[Stored data]

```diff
@@ -86,19 +89,18 @@
     }
     const uint32_t mwords = mask_take(mw);
     if constexpr (QMASK) {
-        qmask_stage<C::WAVES>((uint32_t *)(smem + C::LDS), qm, Q, qpad, t0, t1, N, wave, lane);
+        qmask_stage<C::WAVES>((uint32_t *)(smem + RING), qm, Q, qpad, t0, t1, N, wave, lane);
         __syncthreads();
     }
     BucketMax bm{bmax, qpad, wave * 32 + c, compute, h == 0};
-    tile_ring<SCAN_NBUF, C::LPW>(
-        t0, t1, [&](int tile, int buf) { stage_tile<C>(gal, gal, N, tile, smem + buf * C::TILE_BYTES, wave, lane); },
-        [&] { bm.flush(); },
-        [&](int t, int cur) {
-            if (!compute) return;
+    auto stage = [&](int tile, int buf) __attribute__((always_inline)) { stage_tile<C>(gal, gal, N, tile, smem + buf * C::TILE_BYTES, wave, lane); };
+    auto flush = [&] { bm.flush(); };
+    auto tile = [&](int t, int cur, auto &&mid) __attribute__((always_inline)) {
+            if (!compute) { mid(); return; }
             uint32_t qw = 0u;
-            if constexpr (QMASK) ds_read_b32(qw, smem + C::LDS + ((t - t0) * (qpad + QMASK_PAD) + wave * 32 + c) * 4);
+            if constexpr (QMASK) ds_read_b32(qw, smem + RING + ((t - t0) * (qpad + QMASK_PAD) + wave * 32 + c) * 4);
             const f32x16 acc = tile_dot_32x32<E, MMR_SCAN_CHAINS_FOR(C::WAVES), MMR_SCAN_PF, T>(
-                smem + cur * C::TILE_BYTES + c * C::ROWB, c, h, bq);
+                smem + cur * C::TILE_BYTES + c * C::ROWB, c, h, bq, mid);
             float m = -INFINITY;
             if constexpr (QMASK) {
                 asm volatile("s_waitcnt lgkmcnt(0)" : "+v"(qw));
@@ -118,6 +120,10 @@
             } else if ((int64_t)(t + 1) * TILE_ROWS <= N) {
 #pragma unroll
                 for (int i = 0; i < 16; ++i) m = fmaxf(m, acc[i]);
+            } else if constexpr (STAG) {
+                const uint32_t wh = ((1u << (int)(N - (int64_t)t * TILE_ROWS)) - 1u) >> (4 * h);
+#pragma unroll
+                for (int i = 0; i < 16; ++i) m = fmaxf(m, (wh >> ((i & 3) + 8 * (i >> 2))) & 1u ? acc[i] : -INFINITY);
             } else {
                 const int64_t base = (int64_t)t * TILE_ROWS + 4 * h;
 #pragma unroll
@@ -127,7 +133,9 @@
                 }
             }
             bm.add(t, fmaxf(m, __shfl_xor(m, 32, 64)));
-        });
+        };
+    if constexpr (STAG) tile_ring_stagger<SCAN_STAG_NBUF, C::LPW>(t0, t1, wave >= C::WAVES / 2, stage, flush, tile);
+    else tile_ring<SCAN_NBUF, C::LPW>(t0, t1, stage, flush, [&](int t, int cur) { tile(t, cur, NoMid{}); });
     bm.finish(tmax, task);
 }
 
```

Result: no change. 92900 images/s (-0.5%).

→ **WHAT IS BEING ASKED**
Transcribe each entry. Leave nothing out.

→ **WORKED SOLUTION**
```diff
@@ -86,19 +89,18 @@
     }
     const uint32_t mwords = mask_take(mw);
     if constexpr (QMASK) {
-        qmask_stage<C::WAVES>((uint32_t *)(smem + C::LDS), qm, Q, qpad, t0, t1, N, wave, lane);
+        qmask_stage<C::WAVES>((uint32_t *)(smem + RING), qm, Q, qpad, t0, t1, N, wave, lane);
         __syncthreads();
     }
     BucketMax bm{bmax, qpad, wave * 32 + c, compute, h == 0};
-    tile_ring<SCAN_NBUF, C::LPW>(
-        t0, t1, [&](int tile, int buf) { stage_tile<C>(gal, gal, N, tile, smem + buf * C::TILE_BYTES, wave, lane); },
-        [&] { bm.flush(); },
-        [&](int t, int cur) {
-            if (!compute) return;
+    auto stage = [&](int tile, int buf) __attribute__((always_inline)) { stage_tile<C>(gal, gal, N, tile, smem + buf * C::TILE_BYTES, wave, lane); };
+    auto flush = [&] { bm.flush(); };
+    auto tile = [&](int t, int cur, auto &&mid) __attribute__((always_inline)) {
+            if (!compute) { mid(); return; }
             uint32_t qw = 0u;
-            if constexpr (QMASK) ds_read_b32(qw, smem + C::LDS + ((t - t0) * (qpad + QMASK_PAD) + wave * 32 + c) * 4);
+            if constexpr (QMASK) ds_read_b32(qw, smem + RING + ((t - t0) * (qpad + QMASK_PAD) + wave * 32 + c) * 4);
             const f32x16 acc = tile_dot_32x32<E, MMR_SCAN_CHAINS_FOR(C::WAVES), MMR_SCAN_PF, T>(
-                smem + cur * C::TILE_BYTES + c * C::ROWB, c, h, bq);
+                smem + cur * C::TILE_BYTES + c * C::ROWB, c, h, bq, mid);
             float m = -INFINITY;
             if constexpr (QMASK) {
                 asm volatile("s_waitcnt lgkmcnt(0)" : "+v"(qw));
@@ -118,6 +120,10 @@
             } else if ((int64_t)(t + 1) * TILE_ROWS <= N) {
 #pragma unroll
                 for (int i = 0; i < 16; ++i) m = fmaxf(m, acc[i]);
+            } else if constexpr (STAG) {
+                const uint32_t wh = ((1u << (int)(N - (int64_t)t * TILE_ROWS)) - 1u) >> (4 * h);
+#pragma unroll
+                for (int i = 0; i < 16; ++i) m = fmaxf(m, (wh >> ((i & 3) + 8 * (i >> 2))) & 1u ? acc[i] : -INFINITY);
             } else {
                 const int64_t base = (int64_t)t * TILE_ROWS + 4 * h;
 #pragma unroll
@@ -127,7 +133,9 @@
                 }
             }
             bm.add(t, fmaxf(m, __shfl_xor(m, 32, 64)));
-        });
+        };
+    if constexpr (STAG) tile_ring_stagger<SCAN_STAG_NBUF, C::LPW>(t0, t1, wave >= C::WAVES / 2, stage, flush, tile);
+    else tile_ring<SCAN_NBUF, C::LPW>(t0, t1, stage, flush, [&](int t, int cur) { tile(t, cur, NoMid{}); });
     bm.finish(tmax, task);
 }
 
```

Result: no change. 92900 images/s (-0.5%).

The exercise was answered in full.